Blue Power protects Guyanese market from Dominican competition
Soap manufacturing company Blue Power has beefed up supplies in the Guyanese market, in addition to securing a contract with a Florida-based distributor as part of efforts to protect its revenue stream from unfavourable variances that could occur with the reopening of Dominica Coconut Products.
Blue Power currently exports laundry soap to the United States, England, Barbados, Grenada, the Dominican Republic, St Lucia and Guyana, and has recently seen an uptick in sales following the closure of soap manufacturer Dominica Coconut Products in 2015. The company was severely affected by flooding as a result of heavy rainfall associated with the passage of Tropical Storm Erika.
Dominica Coconut Products reopened last August after a Dominican businessman had negotiated a loan to purchase it from Colgate Palmolive.
Blue Power Chairman, Dhiru Tanna, however, managed to tap into some of Dominica Coconut’s market share by cutting profit margins.
“We continue to prepare for the competitive pressures we will face as the factory in Dominica, which had been closed down, is reopened under new management and a new plant has been installed in Jamaica,” Tanna said in a note to shareholders in Blue Power’s financial report for the year ended April 30.
Blue Power has increased its supply of soap in the Guyanese market from the introduction of new products for which it has contracted a new distributor.
“We started shipping that new brand already, so if we get things like this going, then presumably it will maintain our market share and maybe improve it,” Tanna told the Jamaica Observer.
For the short term, Tanna disclosed that the company will not be looking to increase prices in Dominican Republic so as not to give the competition any advantage. However, the chairman will, come July, begin a review on the prices of products on the local market as the Jamaican dollar devalues against the US currency.
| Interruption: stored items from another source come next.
## Add persistent LDS-pipelined fp32 MFMA kernel for stride-2 3x3 downsampling convs

Adds a dedicated persistent kernel for the two stride-2 3x3 zero-pad encoder convs (64->128, 128->256) in fp32. Each workgroup loops over output tiles, streaming input rows and weight slices into LDS through a double-buffered ring of async DMA copies, and accumulates with 32x32x2 f32 MFMA. It fuses bias, activation and instance-norm column statistics into the epilogue. The stats reduction is moved into a shared header so the generic igemm path uses the same code. The aim is to replace the generic gather-based implicit GEMM for these layers with better data reuse and load/compute overlap, at the cost of a large, shape-specific kernel with hand-tuned wait counts.

```diff
diff --git a/include/mmhand_hip.h b/include/mmhand_hip.h
--- a/include/mmhand_hip.h
+++ b/include/mmhand_hip.h
@@ -41,6 +41,7 @@
 int mmh_conv2d_fprop_stats(const mmh_conv_desc* d, const void* x, const void* w, const void* bias,
                            void* y, void* stats, mmh_stream_t s);
 int mmh_dgrad_s2_halo_supported(const mmh_conv_desc* d, int dx_cs);
+int mmh_fprop_s2_supported(const mmh_conv_desc* d);
 
 int mmh_conv2d_dgrad(const mmh_conv_desc* d, const void* dy, const void* w,
                      void* dx, int dx_cs, mmh_stream_t s);
diff --git a/mmhand_amd/csrc/common.h b/mmhand_amd/csrc/common.h
--- a/mmhand_amd/csrc/common.h
+++ b/mmhand_amd/csrc/common.h
@@ -44,6 +44,11 @@
 int launch_dgrad_s2_halo(const mmh_conv_desc* d, const void* dy, const void* w, const void* bias, void* dx, int dx_cs,
                          int act, hipStream_t st);
 extern int g_dgrad_s2_halo, g_dgrad_s2_dbg;
+bool fprop_s2_ok(const mmh_conv_desc* d);
+int launch_fprop_s2(const mmh_conv_desc* d, const void* x, const void* w, const void* bias, void* y, int act, float* stats,
+                    hipStream_t st);
+extern int g_fprop_s2, g_fprop_s2_wgs;
+extern int g_conv_cw;
 bool wgrad_s2_strip_ok(const mmh_conv_desc* d);
 size_t wgrad_s2_strip_ws_bytes(const mmh_conv_desc* d);
 int launch_wgrad_s2_strip(const mmh_conv_desc* d, const void* x, const void* dy, void* dw, void* ws, size_t ws_bytes,
diff --git a/mmhand_amd/csrc/conv_igemm.hip b/mmhand_amd/csrc/conv_igemm.hip
--- a/mmhand_amd/csrc/conv_igemm.hip
+++ b/mmhand_amd/csrc/conv_igemm.hip
@@ -1,9 +1,13 @@
 #include <algorithm>
 #include <cstring>
 #include "device_prims.h"
+#include "fprop_stats.h"
+
+namespace mmh { int g_conv_cw = 0; }
 
 namespace {
 using namespace mmh::dev;
+using mmh::g_conv_cw;
 
 typedef __bf16 bf16x4 __attribute__((ext_vector_type(4)));
 typedef __bf16 bf16x2 __attribute__((ext_vector_type(2)));
@@ -499,33 +503,11 @@
         }
     }
     if (p.stats) {
-        constexpr float CNT = (float)(TM * 16);
 #pragma unroll
         for (int j = 0; j < TN; ++j) {
             const int n = n0 + wn * WTN + j * 32 + l31;
             const float b = (p.bias && n < p.N) ? p.bias[n] : 0.f;
-            float sum = 0.f;
-#pragma unroll
-            for (int i = 0; i < TM; ++i)
-#pragma unroll
-                for (int r = 0; r < 16; ++r) sum += acc[i][j][r] + b;
-            const float mean_l = sum * (1.f / CNT);
-            float m2 = 0.f;
-#pragma unroll
-            for (int i = 0; i < TM; ++i)
-#pragma unroll
-                for (int r = 0; r < 16; ++r) {
-                    const float dv = acc[i][j][r] + b - mean_l;
-                    m2 += dv * dv;
-                }
-            const float mean_o = __shfl_xor(mean_l, 32, 64), m2_o = __shfl_xor(m2, 32, 64);
-            const float dm = mean_o - mean_l;
-            if (h == 0 && n < p.N) {
-                float* o = p.stats + ((size_t)(mt * WAVES_M + wm) * 3) * p.N + n;
-                o[0] = 2.f * CNT;
-                o[p.N] = mean_l + 0.5f * dm;
-                o[2 * p.N] = m2 + m2_o + dm * dm * (0.5f * CNT);
-            }
+            fprop_col_stats<TM, TN>(&acc[0][j], b, h, n < p.N, p.stats + ((size_t)(mt * WAVES_M + wm) * 3) * p.N + n, p.N);
         }
     }
 }
@@ -2056,8 +2038,6 @@
     return 0;
 }
 
-int g_conv_cw = 0;
-
 void set_korder(Gather& g, int& nk, int& Kflat) {
     Kflat = g.TH * g.TW * g.C4 * 4;
     if (g.C4 % 8 == 0) {
@@ -2230,6 +2210,7 @@
              int act, hipStream_t st, float* stats = nullptr, const int* rect_pads = nullptr) {
     if (!rect_pads && mmh::stem_f32_ok(d) && (!stats || mmh::stem_f32_stats_chunks(d) > 0))
         return mmh::launch_stem_f32(d, x, w, bias, y, act, stats, st);
+    if (!rect_pads && mmh::fprop_s2_ok(d)) return mmh::launch_fprop_s2(d, x, w, bias, y, act, stats, st);
     ConvKP p{};
     p.stats = stats;
     p.g = fwd_gather(d, x);
@@ -2978,6 +2959,8 @@
         {"row_chunks", &mmh::g_row_chunks},
         {"dgrad_s2_halo", &mmh::g_dgrad_s2_halo},
         {"wgrad_s2_strip", &mmh::g_wgrad_s2_strip},
+        {"fprop_s2", &mmh::g_fprop_s2},
+        {"fprop_s2_wgs", &mmh::g_fprop_s2_wgs},
         {"stem_f32", &mmh::g_stem_f32},
         {"wino_wgrad_dma", &mmh::g_wino_wgrad_dma},
         {"stem_f32_dbg", &mmh::g_stem_f32_dbg},
diff --git a/mmhand_amd/csrc/fprop_s2.hip b/mmhand_amd/csrc/fprop_s2.hip
--- /dev/null
+++ b/mmhand_amd/csrc/fprop_s2.hip
@@ -0,0 +1,266 @@
+#include <algorithm>
+#include <type_traits>
+#include <utility>
+#include "device_prims.h"
+#include "fprop_stats.h"
+
+namespace mmh { int g_fprop_s2 = 1; int g_fprop_s2_wgs = 0; }
+
+namespace {
+using namespace mmh::dev;
+
+constexpr int NT = 512;
+constexpr int UPX = 64;
+constexpr int XPX = 2 * UPX + 1;
+constexpr int PIXB = 256;
+constexpr int ENT_P = (XPX * PIXB + 1023) / 1024;
+constexpr int ENT_B = ENT_P * 1024;
+constexpr int XPIECES = 2 * ENT_P;
+constexpr int XROUNDS = (XPIECES + 7) / 8;
+constexpr int X_B = 4 * ENT_B;
+constexpr int WST_B = NT * 16;
+constexpr int LDS_B = X_B + 3 * WST_B;
+
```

“I may have to look at prices again, but the Bank of Jamaica said the Jamaican dollar will again strengthen against the US and they are not worried. So I’m just waiting and seeing; if it doesn’t change then we will have to review prices, but that is not going to happen this month,” he told the Caribbean Business Report.
For the year ended March, Blue Power’s financial statements show sales improving eight per cent from $1,395 million to $1,508 million, with the Lumber Depot Division showing an increase of 12 per cent while sales from the Blue Power Division remained flat year over year.
Tanna reasoned that in the previous period, profit was bolstered by significant benefits due to changes in the exchange rate. However, the increase in sales this year was not accompanied by any gains in net finance income, which was almost $21 million in 2016/17 compared to almost zero in the year under review.
“As a direct result of this, on a comparative basis, net profit after tax declined by 16.25 per cent from $122 million last year to $102 million this year,” he said.
Earnings per share also declined from $2.16 to $1.81.